Loading data from an on-premises data source to Azure Data Lake Storage (ADLS) using Azure Data Factory (ADF) involves the following steps. The key component for connecting on-premises data sources is the Self-Hosted Integration Runtime (SHIR).


universalupskills-ADLS

Steps to

Load Data from On-Premises to ADLS


1. Set Up Azure Data Factory

  • Log in to the Azure Portal.
  • Create an Azure Data Factory instance if you don’t already have one.

2. Install and Configure the Self-Hosted Integration Runtime

The SHIR enables ADF to access on-premises data sources securely.

  • In the ADF Manage tab, go to Integration Runtimes and click + New.
  • Choose Self-Hosted and follow the prompts to download and install the SHIR software on an on-premises machine.
  • During installation:
    • Copy the authentication key from ADF and paste it into the SHIR setup wizard.
    • Configure the SHIR to run under an account with access to the on-premises data.
  • Once installed, ensure the SHIR status shows as Online in ADF.

3. Create Linked Services

Linked Services define the connections to your data sources and sinks.

  1. On-Premises Data Source:
    • In the ADF Manage tab, go to Linked Services and create a new linked service for your on-premises data source (e.g., SQL Server, Oracle, File System).
    • Choose the corresponding connector, e.g., Azure SQL Server or File System, and configure:
      • Server Name (for databases).
      • Authentication: Provide credentials.
      • Integration Runtime: Select the Self-Hosted Integration Runtime.
  2. Azure Data Lake Storage (ADLS):
    • Create a new linked service for ADLS Gen1 or Gen2.
    • Provide the Storage Account Name and select the appropriate authentication method (e.g., Managed Identity, Service Principal).

4. Create Datasets

Datasets represent the data structure of the source and sink.

  • Source Dataset:
    • Create a dataset for your on-premises data (e.g., SQL table or files in the file system).
    • Point it to the linked service for your on-premises data source.
  • Sink Dataset:
    • Create a dataset for ADLS (e.g., CSV, Parquet, JSON).
    • Point it to the linked service for ADLS.

5. Build the Pipeline

  1. In the Author tab, create a new pipeline.
  2. Add a Copy Data activity:
    • Source:
      • Select the on-premises dataset.
      • Optionally, specify filters or query parameters for databases.
    • Sink:
      • Select the ADLS dataset.
      • Configure file format settings (e.g., delimiter for CSV, folder structure).
  3. (Optional) Add transformations or mappings as needed.

6. Test the Pipeline

  • Debug the pipeline to test the data transfer.
  • Check the Monitor tab to verify successful execution or troubleshoot errors.

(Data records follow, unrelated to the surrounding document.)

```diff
+    const int before = w.alloc_count();
+    {
+      const bool valid = lane == 0 && attached;
+      const int slot = w.alloc(valid);
+      if (valid && slot < CMAX) { int L; const Cand c = attach_ball_contact(sh, L); emit_contact(sh, slot, L, PIH_EE_PARENT, 2000, c.p, c.n, c.depth, (real)-1); }
+    }
+    {
+      const bool valid = lane == 0 && attached && !P.attachball;
+      const int slot = w.alloc(valid);
+      if (valid && slot < CMAX) { int L; const Cand c = attach_weld_contact(sh, L); emit_contact(sh, slot, L, PIH_EE_PARENT, 2001, c.p, c.n, c.depth, (real)-2); }
+    }
+    nca += w.alloc_count() - before;
+  }
+  if (P.armcol & 1) {
+    const int before = w.alloc_count();
+    const int allowed = CAMAX - nca;
+    Cand c = no_cand();
+    if (isph) c = arm_sphere_vs_table(cw, arad, margin);
+    const int slot = w.alloc(c.valid);
+    if (c.valid && slot < CMAX && (slot - before) < allowed) {
+      int L; real mu; arm_sphere_link(lane, L, mu);
+      emit_contact(sh, slot, L, -1, 3000 + lane, c.p, c.n, c.depth, mu * (real)PIH_TABLE_MU);
+    }
+    int used = w.alloc_count() - before;
+    if (used > allowed) { used = allowed; w.alloc_reset(before + allowed); }
+    nca += used;
+  }
+  w.stamp(18);
+#pragma unroll
+  for (int f = 0; f < 2; f++) {
+    const int LF = PIH_FINGER_LINK0 + f;
+    const int before = w.alloc_count();
+    const int allowed = CAMAX - nca;
+#pragma unroll
+    for (int c = 0; c < 2; c++) {
+      const Cand& k = cp[f][c];
+      const int slot = w.alloc(k.valid);
+      if (k.valid && slot < CMAX && (slot - before) < allowed)
+        emit_contact(sh, slot, ANL + slink[c], LF, 300 + f * NSAMP + sidx[c], k.p, k.n, k.depth, pipe_link_mu(slink[c]) * (real)K_LMU[LF]);
+    }
+    int used = w.alloc_count() - before;
+    if (used > allowed) { used = allowed; w.alloc_reset(before + allowed); }
+    nca += used;
+  }
+  w.stamp(19);
+  if (armpipe) {
+    const int before = w.alloc_count();
+    const int allowed = CAMAX - nca;
+#pragma unroll
+    for (int c = 0; c < 2; c++) {
+      const int slot = w.alloc(ca[c].valid);
+      if (ca[c].valid && slot < CMAX && (slot - before) < allowed) {
+        int lb; real mub; arm_sphere_link(bs[c], lb, mub);
+        emit_contact(sh, slot, ANL + slink[c], lb, 5000 + bs[c] * NSAMP + sidx[c], ca[c].p, ca[c].n, ca[c].depth, pipe_link_mu(slink[c]) * mub);
+      }
+    }
+    int used = w.alloc_count() - before;
+    if (used > allowed) { used = allowed; w.alloc_reset(before + allowed); }
+    nca += used;
+  }
+  w.stamp(20);
+  if (P.selfcol) {
+#pragma unroll
+    for (int b = 0; b < 253; b += 64) {
+      const int idx = b + lane;
+      Cand c = no_cand(); int s = 0, t = 0;
+      if (idx < 253) {
+        pair_of_index(idx, s, t);
+        auto vtx = [&](int v) -> V3 { return ld3(sh.a.SP[vertex_sample(v)]); };
+        c = segment_pair(vtx(s), vtx(s + 1), vtx(t), vtx(t + 1), r, margin);
+      }
+      const int slot = w.alloc(c.valid);
+      if (c.valid && slot < CMAX) emit_contact(sh, slot, ANL + s, ANL + t, 1000 + s * 24 + t, c.p, c.n, c.depth, pipe_link_mu(s) * pipe_link_mu(t));
+    }
+  }
+  w.stamp(21);
+  int nc = w.alloc_count(); if (nc > CMAX) nc = CMAX;
+  sh.nc = nc; sh.nca = nca;
+  w.sync();
+}
 
 PIH_HD void aba_inward(Wave& w, Shared& sh, areal* rootp) {
   real* const Mx = sh.r_lam;
```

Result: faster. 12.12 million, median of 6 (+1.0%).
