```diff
+        const bool live = t < nt;
+        if (live) {
+#pragma unroll
+            for (int q = 0; q < 4; ++q) *(u32x4_t*)(tl + (q * 8 + (lane >> 3)) * 144 + (lane & 7) * 16) = cur[q];
+        }
+        __builtin_amdgcn_wave_barrier();
+        xn_next = load_xn(s + 1);
+        load_tile(t + 8, cur);
+        if (live) {
+            to_f32x16_t acc;
+#pragma unroll
+            for (int e = 0; e < 16; ++e) acc[e] = 0.f;
+#pragma unroll
+            for (int ks = 0; ks < 4; ++ks) {
+                const to_bf16x8_t af = *(const to_bf16x8_t*)(tl + r * 144 + (ks * 2 + hh) * 16);
+                acc = __builtin_amdgcn_mfma_f32_32x32x16_bf16(af, bf[ks], acc, 0, 0, 0);
+            }
+            __builtin_amdgcn_wave_barrier();
+            if (r < wl) {
+#pragma unroll
+                for (int e = 0; e < 16; ++e) {
+                    const int rr = t * 32 + (e & 3) + 8 * (e >> 2) + 4 * hh;
+                    const int ii = rs + rr;
+                    P[(rr & (RING - 1)) * wl + r] = (ii >= 0 && ii < Lh) ? acc[e] : 0.f;
+                }
+            }
+        }
+        __syncthreads();
+        const int l = first(s) + tid;
+        if (l < last(s)) {
+            float acc = 0.f;
+            const int k0 = (l + pad) % stride;
+            for (int k = k0; k < wl; k += stride) {
+                const int i = (l + pad - k) / stride;
+                if (i >= 0 && i < Lh && (l + pad - k) >= 0) acc += P[((i - rs) & (RING - 1)) * wl + k];
+            }
+            float v = acc;
+            if (mode == 1) {
+                v = fmaf(c_skip, xn_use, c_out * acc);
+                v = fminf(fmaxf(v, -1.0f), 1.0f);
+            }
+            ob[l] = v;
+        }
+    };
+    u32x4_t rva[4], rvb[4];
+    float xa, xb = 0.f;
+    load_tile(wave, rva);
+    __builtin_amdgcn_sched_barrier(0);
+    xa = load_xn(0);
+    __builtin_amdgcn_sched_barrier(0);
+    load_tile(4 + wave, rvb);
+    __builtin_amdgcn_sched_barrier(0);
+    for (int s = 0; s < ns; s += 2) {
+        trip(s, rva, xa, xb);
+        trip(s + 1, rvb, xb, xa);
+    }
+}
+
 __global__ void __launch_bounds__(256) to_out_x3_kernel(const float* __restrict__ h, const float* __restrict__ w, float* __restrict__ out,
                                                         int out_ch, int Lh, int nf, int wl, int stride, int pad, int mode,
                                                         const float* __restrict__ x_noisy, const float* __restrict__ coef,
@@ -1166,8 +1349,15 @@
     if (wl > 16) return "to_out: window_length > 16 unsupported";
     const int halo = (wl + stride - 1) / stride;
     dim3 grid(ceil_div(Lh, 256), B, out_ch);
+    if (bf16 && nf == 64 && stride <= 2 && pad >= 0 && pad <= halo * stride && io_stream_switch()) {
+        const IoRunPlan p = io_run_plan(B * out_ch, Lh, io_stream_switch());
+        const size_t lds = (size_t)512 * wl * sizeof(float) + 4 * 32 * 144;
+        hipLaunchKernelGGL(to_out_stream_kernel, dim3(p.blocks_per_sample, B, out_ch), dim3(256), lds, s, (const bf16_t*)h, w, out, out_ch, Lh, wl, stride, pad, p.run, mode,
+                           x_noisy, coef, coef_bstride);
+        return ADF_LAUNCH_CHECK("to_out_stream");
+    }
     if (bf16 && nf % 16 == 0 && nf <= 128) {
-        const size_t lds = (size_t)round_up(256 + 2 * halo, 32) * wl * sizeof(float) + 4 * 32 * 144;
+        const size_t lds =(size_t)round_up(256 + 2 * halo, 32) * wl * sizeof(float) + 4 * 32 * 144;
         hipLaunchKernelGGL(to_out_mfma_kernel, grid, dim3(256), lds, s, (const bf16_t*)h, w, out, out_ch, Lh, nf, wl, stride, pad, mode, x_noisy, coef, coef_bstride);
         return ADF_LAUNCH_CHECK("to_out_mfma");
     }
diff --git a/include/audiodiffuser_amd.h b/include/audiodiffuser_amd.h
--- a/include/audiodiffuser_amd.h
+++ b/include/audiodiffuser_amd.h
@@ -203,6 +203,8 @@
 int adf_debug_up_tile_plan(int cin, int cout, int f, int B, int L, int* tile_rows, int* items, int* rounds, int* dead_rows);
 int adf_debug_rb_block_plan(int K, int f, int C, int phase_c, int n, int B, int L, int min_tiles, int zskip, int* tile_rows, int* nh, int* nb3, int* nb2,
                             int* phase2);
+int adf_debug_io_run_plan(int B, int rows, int sw, int* window, int* run, int* blocks_per_sample, int* blocks);
+int adf_debug_ksplit_zero_chunks(int K, int f, int C, int zskip, int* nchunk, int* first_two_tap);
 int adf_debug_dyn_threshold(adf_handle* h, float* x_dev, int B, long long per_sample, float quantile, void* stream);
 int adf_debug_coef_rows(adf_handle* h, float* out_dev, int max_rows, int* n_rows, void* stream);
 int adf_debug_tap_count(adf_handle* h);
```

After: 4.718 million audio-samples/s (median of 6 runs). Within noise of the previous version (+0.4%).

7. Schedule or Trigger the Pipeline

  • Add a trigger to run the pipeline on a schedule or based on an event.

Considerations

  1. Firewall Rules:
    • Ensure that the on-premises machine running the SHIR can access the internet.
    • Add firewall rules in Azure to allow SHIR communication.
  2. Authentication:
    • Use a Service Principal or Managed Identity for secure access to ADLS.
  3. Performance:
    • Optimize batch sizes and concurrency settings for large data transfers.
    • Use compression (e.g., gzip) for faster uploads.
  4. Monitoring:
    • Monitor data movement in the ADF Monitor tab.
    • Check SHIR performance logs if the connection fails.